=== Section Start ===
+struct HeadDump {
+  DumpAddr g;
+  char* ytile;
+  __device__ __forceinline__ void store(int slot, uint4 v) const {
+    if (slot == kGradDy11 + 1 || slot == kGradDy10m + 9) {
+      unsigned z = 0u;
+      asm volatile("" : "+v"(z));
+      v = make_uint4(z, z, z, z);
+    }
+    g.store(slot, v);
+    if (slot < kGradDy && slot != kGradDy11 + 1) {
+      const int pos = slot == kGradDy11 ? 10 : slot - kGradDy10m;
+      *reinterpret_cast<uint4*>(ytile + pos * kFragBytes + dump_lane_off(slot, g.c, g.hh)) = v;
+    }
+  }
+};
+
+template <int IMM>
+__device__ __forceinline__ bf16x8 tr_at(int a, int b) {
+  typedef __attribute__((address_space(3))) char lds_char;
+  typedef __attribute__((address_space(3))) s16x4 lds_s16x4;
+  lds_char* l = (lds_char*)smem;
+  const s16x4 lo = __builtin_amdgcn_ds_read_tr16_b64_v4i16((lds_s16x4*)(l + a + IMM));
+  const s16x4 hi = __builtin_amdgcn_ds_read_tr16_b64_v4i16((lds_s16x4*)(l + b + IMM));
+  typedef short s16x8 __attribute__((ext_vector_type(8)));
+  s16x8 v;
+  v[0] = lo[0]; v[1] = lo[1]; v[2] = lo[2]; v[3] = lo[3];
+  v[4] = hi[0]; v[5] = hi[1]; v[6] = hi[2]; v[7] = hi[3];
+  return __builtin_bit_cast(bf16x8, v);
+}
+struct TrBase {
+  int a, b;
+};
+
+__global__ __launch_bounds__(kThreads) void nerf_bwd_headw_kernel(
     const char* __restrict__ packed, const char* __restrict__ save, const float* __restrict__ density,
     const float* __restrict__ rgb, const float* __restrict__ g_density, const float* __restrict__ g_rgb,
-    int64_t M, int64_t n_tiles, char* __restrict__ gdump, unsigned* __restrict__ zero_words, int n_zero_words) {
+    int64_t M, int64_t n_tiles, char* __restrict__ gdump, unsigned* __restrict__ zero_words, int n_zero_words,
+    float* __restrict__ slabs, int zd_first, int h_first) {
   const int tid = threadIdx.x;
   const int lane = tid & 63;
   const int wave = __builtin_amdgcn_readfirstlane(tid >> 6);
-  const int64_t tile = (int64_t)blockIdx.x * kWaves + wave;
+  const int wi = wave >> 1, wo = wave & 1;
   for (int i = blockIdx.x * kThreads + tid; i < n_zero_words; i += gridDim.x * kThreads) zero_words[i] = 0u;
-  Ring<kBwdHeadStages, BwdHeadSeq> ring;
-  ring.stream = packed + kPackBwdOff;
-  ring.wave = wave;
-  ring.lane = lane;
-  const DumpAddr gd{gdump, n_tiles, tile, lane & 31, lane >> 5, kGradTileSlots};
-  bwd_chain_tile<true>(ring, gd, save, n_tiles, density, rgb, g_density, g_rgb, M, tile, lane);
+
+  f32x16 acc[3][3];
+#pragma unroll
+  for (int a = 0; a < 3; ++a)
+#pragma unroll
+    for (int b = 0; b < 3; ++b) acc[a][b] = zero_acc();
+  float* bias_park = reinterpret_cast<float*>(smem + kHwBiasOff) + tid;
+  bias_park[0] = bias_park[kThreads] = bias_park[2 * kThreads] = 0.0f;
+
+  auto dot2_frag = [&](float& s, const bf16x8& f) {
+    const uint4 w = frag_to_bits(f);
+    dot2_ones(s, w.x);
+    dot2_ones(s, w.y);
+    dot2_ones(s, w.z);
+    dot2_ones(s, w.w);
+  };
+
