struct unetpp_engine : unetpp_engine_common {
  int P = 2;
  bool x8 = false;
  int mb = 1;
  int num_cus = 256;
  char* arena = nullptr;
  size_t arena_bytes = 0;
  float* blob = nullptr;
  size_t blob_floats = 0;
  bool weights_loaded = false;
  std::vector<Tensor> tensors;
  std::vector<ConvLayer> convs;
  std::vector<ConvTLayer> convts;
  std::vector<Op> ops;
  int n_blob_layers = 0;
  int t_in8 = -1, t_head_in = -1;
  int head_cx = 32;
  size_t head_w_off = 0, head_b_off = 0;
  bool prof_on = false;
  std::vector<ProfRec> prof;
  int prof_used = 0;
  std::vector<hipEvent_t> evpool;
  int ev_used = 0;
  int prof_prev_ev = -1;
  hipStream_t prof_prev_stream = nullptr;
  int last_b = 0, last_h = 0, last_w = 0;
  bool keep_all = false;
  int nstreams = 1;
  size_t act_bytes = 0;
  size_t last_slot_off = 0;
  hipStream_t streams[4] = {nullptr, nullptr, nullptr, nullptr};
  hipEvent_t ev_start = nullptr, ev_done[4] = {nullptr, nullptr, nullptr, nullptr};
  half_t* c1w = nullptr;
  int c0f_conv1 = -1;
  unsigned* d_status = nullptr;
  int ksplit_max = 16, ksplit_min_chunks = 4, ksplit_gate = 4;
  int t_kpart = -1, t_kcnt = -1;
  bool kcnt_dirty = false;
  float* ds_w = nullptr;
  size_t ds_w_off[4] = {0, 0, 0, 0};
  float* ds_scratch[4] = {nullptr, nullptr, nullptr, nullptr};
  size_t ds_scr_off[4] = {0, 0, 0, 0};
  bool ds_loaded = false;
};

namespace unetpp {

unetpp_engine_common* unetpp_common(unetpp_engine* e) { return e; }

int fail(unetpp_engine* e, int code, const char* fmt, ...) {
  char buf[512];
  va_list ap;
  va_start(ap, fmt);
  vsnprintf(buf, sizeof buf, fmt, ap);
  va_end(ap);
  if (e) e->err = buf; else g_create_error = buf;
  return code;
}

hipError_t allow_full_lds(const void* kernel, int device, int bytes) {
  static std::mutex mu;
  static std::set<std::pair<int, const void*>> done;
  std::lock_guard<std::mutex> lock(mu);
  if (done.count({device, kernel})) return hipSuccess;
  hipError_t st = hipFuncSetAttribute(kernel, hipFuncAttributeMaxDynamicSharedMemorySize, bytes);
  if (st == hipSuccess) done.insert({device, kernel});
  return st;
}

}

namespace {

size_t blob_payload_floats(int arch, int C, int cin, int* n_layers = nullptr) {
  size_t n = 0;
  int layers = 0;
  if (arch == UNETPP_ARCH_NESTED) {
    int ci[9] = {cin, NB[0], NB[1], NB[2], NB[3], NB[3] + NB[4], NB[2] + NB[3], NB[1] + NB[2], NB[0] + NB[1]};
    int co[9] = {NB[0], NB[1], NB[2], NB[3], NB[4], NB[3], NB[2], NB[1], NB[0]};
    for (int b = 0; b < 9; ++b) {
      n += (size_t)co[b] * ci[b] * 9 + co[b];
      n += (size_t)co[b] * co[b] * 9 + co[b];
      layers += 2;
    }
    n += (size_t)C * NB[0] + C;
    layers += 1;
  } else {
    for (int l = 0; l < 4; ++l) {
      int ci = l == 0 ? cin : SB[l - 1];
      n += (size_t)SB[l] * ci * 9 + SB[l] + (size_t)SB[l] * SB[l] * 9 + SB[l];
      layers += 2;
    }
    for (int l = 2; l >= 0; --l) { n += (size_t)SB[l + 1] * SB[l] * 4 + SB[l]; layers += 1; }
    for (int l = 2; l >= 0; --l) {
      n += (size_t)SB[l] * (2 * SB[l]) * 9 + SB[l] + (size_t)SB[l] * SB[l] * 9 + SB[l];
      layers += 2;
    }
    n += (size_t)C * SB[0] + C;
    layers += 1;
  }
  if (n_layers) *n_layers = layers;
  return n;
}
=== Section End ===
*PROBLEM TO SOLVE*
From the records, copy out each line that includes the string "store".

*WRITTEN RESPONSE*
+  __device__ __forceinline__ void store(int slot, uint4 v) const {
+    g.store(slot, v);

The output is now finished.